609-Analysis of Cracks Resulting From Thermite Welding of Cathodic Protection

609.1

Analysis of Cracks Resulting from Thermite Welding of Cathodic

Protection

Marjan Suban, Simon Božič, Andrej Zajec, Robert Cvelbar, Borut Bundara Institute of Metal Constructions

Mencingerjeva 7, SI-1000 Ljubljana, Slovenia

[email protected], [email protected], [email protected], [email protected],

[email protected]

ABSTRACT

Various steel pipes that are exposed to corrosion, are protected with the cathodic

protection where thermite welding of a copper conductor on a steel pipe is used. During the

welding process and due to the nature of it, steel in the solid state comes in a contact with

liquid copper. Contact of steel with liquid metal in some cases cause phenomenon known as

the liquid-metal embrittlement or LME. Phenomenon was previously studied in cases such as

soldering, but for thermite welding no records were found in accessible literature. The

purpose of this paper is to draw attention to some irregularities and consequences arising from

it, which in this type of welding can occur. At the end of article some measures to reduce

these risks are given.

1 INTRODUCTION

To prevent corrosion of the material several methods by which the material may be

protected are used in practice.
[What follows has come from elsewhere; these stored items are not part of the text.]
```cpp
template <int NM, int TPLW_, int kLtWaves, bool EXACT = true, int LPC = 3>
__global__ __launch_bounds__(64 * kLtWaves, 2) void k_vocoder_lt(BatchDev bd, VocDev vd,
                                                       const VocWork *__restrict__ work,
                                                       const uint32_t *__restrict__ order,
                                                       uint32_t n_items)
{
    static_assert(LPC == 3 || LPC == 5, "three lanes x two stage slots, or five lanes x one");
    constexpr int M = NM - 1;
    constexpr int NS = LPC == 3 ? 2 : 1;
    constexpr int kLtChunks = lt_chunks(LPC);
    const int nm = EXACT ? NM : vd.nmcp;
    const int mreal = nm - 1;
    const int TPLW = EXACT ? TPLW_ : (mreal + kGroups - 1) / kGroups;
    const int lane = threadIdx.x % 64;
    const int wv = threadIdx.x / 64;
    const bool idle = LPC == 3 ? lane == 63 : (lane & 15) == 15;
    const int pos = LPC == 3 ? (idle ? 2 : lane % 3) : (idle ? 4 : (lane & 15) % 5);
    const int ci = LPC == 3 ? (idle ? 20 : lane / 3) : (lane >> 4) * 3 + (idle ? 2 : (lane & 15) / 5);
    const uint32_t slot = (blockIdx.x * (uint32_t)kLtWaves + (uint32_t)wv) * (uint32_t)kLtChunks + (uint32_t)ci;
    const uint32_t oslot = (!idle && slot < n_items) ? order[slot] : kLtNoItem;
    const bool has = oslot != kLtNoItem;
    const bool lead = has && pos == 0;
    const uint32_t item = has ? oslot : 0u;
    struct {
        uint32_t utt, t_start, t_out, t_end;
        const double *load_state;
    } wk = {0, 0, 0, 0, nullptr};
    if (has) {
        const VocWork &w0 = work[item];
        wk.utt = w0.utt;
        wk.t_start = w0.t_start;
        wk.t_out = w0.t_out;
        wk.t_end = w0.t_end;
        wk.load_state = w0.load_state;
    }
    const uint32_t T = has ? bd.utt[wk.utt].T : 0;
    if (wk.t_end > T)
        wk.t_end = T;
    const uint32_t nfr = wk.t_end > wk.t_start ? wk.t_end - wk.t_start : 0;
    uint32_t maxfr = nfr;
    for (int o = 32; o > 0; o >>= 1)
        maxfr = max(maxfr, (uint32_t)__shfl_xor((int)maxfr, o));
    __shared__ uint32_t prog[8];
    if (kLtWaves == 8 && lane == 0)
        prog[wv] = maxfr == 0 ? 0xffffffffu : 0u;
    if (maxfr == 0)
        return;
#ifdef JB_LT_STAMPS
    const unsigned stamp_w = blockIdx.x * (unsigned)kLtWaves + (unsigned)wv;
    if (lane == 0 && stamp_w < kLtStampWaves) {
        unsigned hw, xcc;
        asm volatile("s_getreg_b32 %0, hwreg(HW_REG_HW_ID)" : "=s"(hw));
        asm volatile("s_getreg_b32 %0, hwreg(HW_REG_XCC_ID, 0, 4)" : "=s"(xcc));
        g_lt_stamp[stamp_w][0] = wall_clock64();
        g_lt_stamp[stamp_w][2] = (unsigned long long)hw | ((unsigned long long)xcc << 32);
        g_lt_stamp[stamp_w][3] = maxfr;
    }
#endif
#ifdef JB_LT_CLOCKS
    const int clk_slot = wv != 0 ? -1 : blockIdx.x == 0 ? 0 : blockIdx.x == gridDim.x / 2 ? 4 : -1;
    if (clk_slot >= 0 && lane == 0) {
        g_lt_clk[clk_slot] = clock64();
        g_lt_clk[clk_slot + 1] = wall_clock64();
    }
#endif
    const uint64_t base = has ? bd.utt[wk.utt].frame_off : 0;
    const int fp = vd.fperiod;
    double a = vd.alpha, vol = vd.volume;
    if (vd.uvoc) {
        const uint32_t u0 = wave_uniform(wk.utt);
        a = wave_uniform(vd.uvoc[u0].alpha);
        vol = wave_uniform(vd.uvoc[u0].volume);
    }
    const double na = -a, iaa = 1.0 - a * a;
    const int s0 = NS * pos;
    const double w0 = kPPade[s0 + 1];
    const double w1 = (NS == 2 && s0 + 1 < kPade) ? kPPade[s0 + 2] : 0.0;
    const double wa = (NS == 1 && (pos & 1)) ? -w0 : w0;

    __shared__ double2 cc_[kLtWaves][NM - 1][kLtChunks];
    __shared__ double gqs_[kLtWaves][kLtChunks];
    double2 (*const cc)[kLtChunks] = cc_[wv];
    double *const gqs = gqs_[wv];
#define JB_LT_FENCE() asm volatile("s_waitcnt lgkmcnt(0)" ::: "memory")

    if (!EXACT && has)
        for (int k = nm + pos; k < NM; k += LPC)
            cc[k - 1][ci] = make_double2(0.0, 0.0);
    double d[NS][M + 1];
    double u[NS];
    double gain = 1.0;
    double e11[NS], e12[NS], ein = 0.0;
#pragma unroll
    for (int q = 0; q < NS; q++) {
        e11[q] = e12[q] = 0.0;
        u[q] = 0.0;
#pragma unroll
        for (int j = 0; j <= M; j++)
            d[q][j] = 0.0;
    }

    auto layout_tpl = [&]() {
        int tp = TPLW;
        if (!EXACT)
            asm volatile("" : "+s"(tp));
        return tp;
    };
    if (wk.load_state) {
        const double *sp = wk.load_state;
        const int tpl = layout_tpl();
#pragma unroll
        for (int q = 0; q < NS; q++) {
            const int st = s0 + q;
            if (st < kPade) {
                u[q] = sp[64 * tpl + kGroups * st];
                int kk = 0, gg = 0;
#pragma unroll
                for (int j = 1; j <= M; j++) {
                    if (EXACT)
                        d[q][j] = sp[64 * ((j - 1) % TPLW_) + kGroups * st + (j - 1) / TPLW_];
                    else if (j <= mreal)
                        d[q][j] = sp[64 * kk + kGroups * st + gg];
                    if (++kk == tpl) {
                        kk = 0;
                        gg++;
                    }
                }
            }
        }
#pragma unroll
        for (int q = 0; q < NS; q++) {
            const int st = s0 + 1 + q;
// ... 670 lines not shown
```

One of these methods is the cathodic protection, which is

commonly used to protect steel, water or fuel pipelines and storage tanks, steel pier piles,

water-based vessels including yachts and powerboats, offshore oil platforms and onshore oil

well casings.

There are two types of cathodic protection: passive protection with active (sacrificial)

anode and protection with an external source of direct electrical current. Cathodic protection

with active (sacrificial) anode is more simple and requires the use of an anode material (Mg or

Zn anode), which protects the cathode (in our case steel). One of the methods to connect

cathode with the anode is thermite welding of the connecting copper wires to the cathode.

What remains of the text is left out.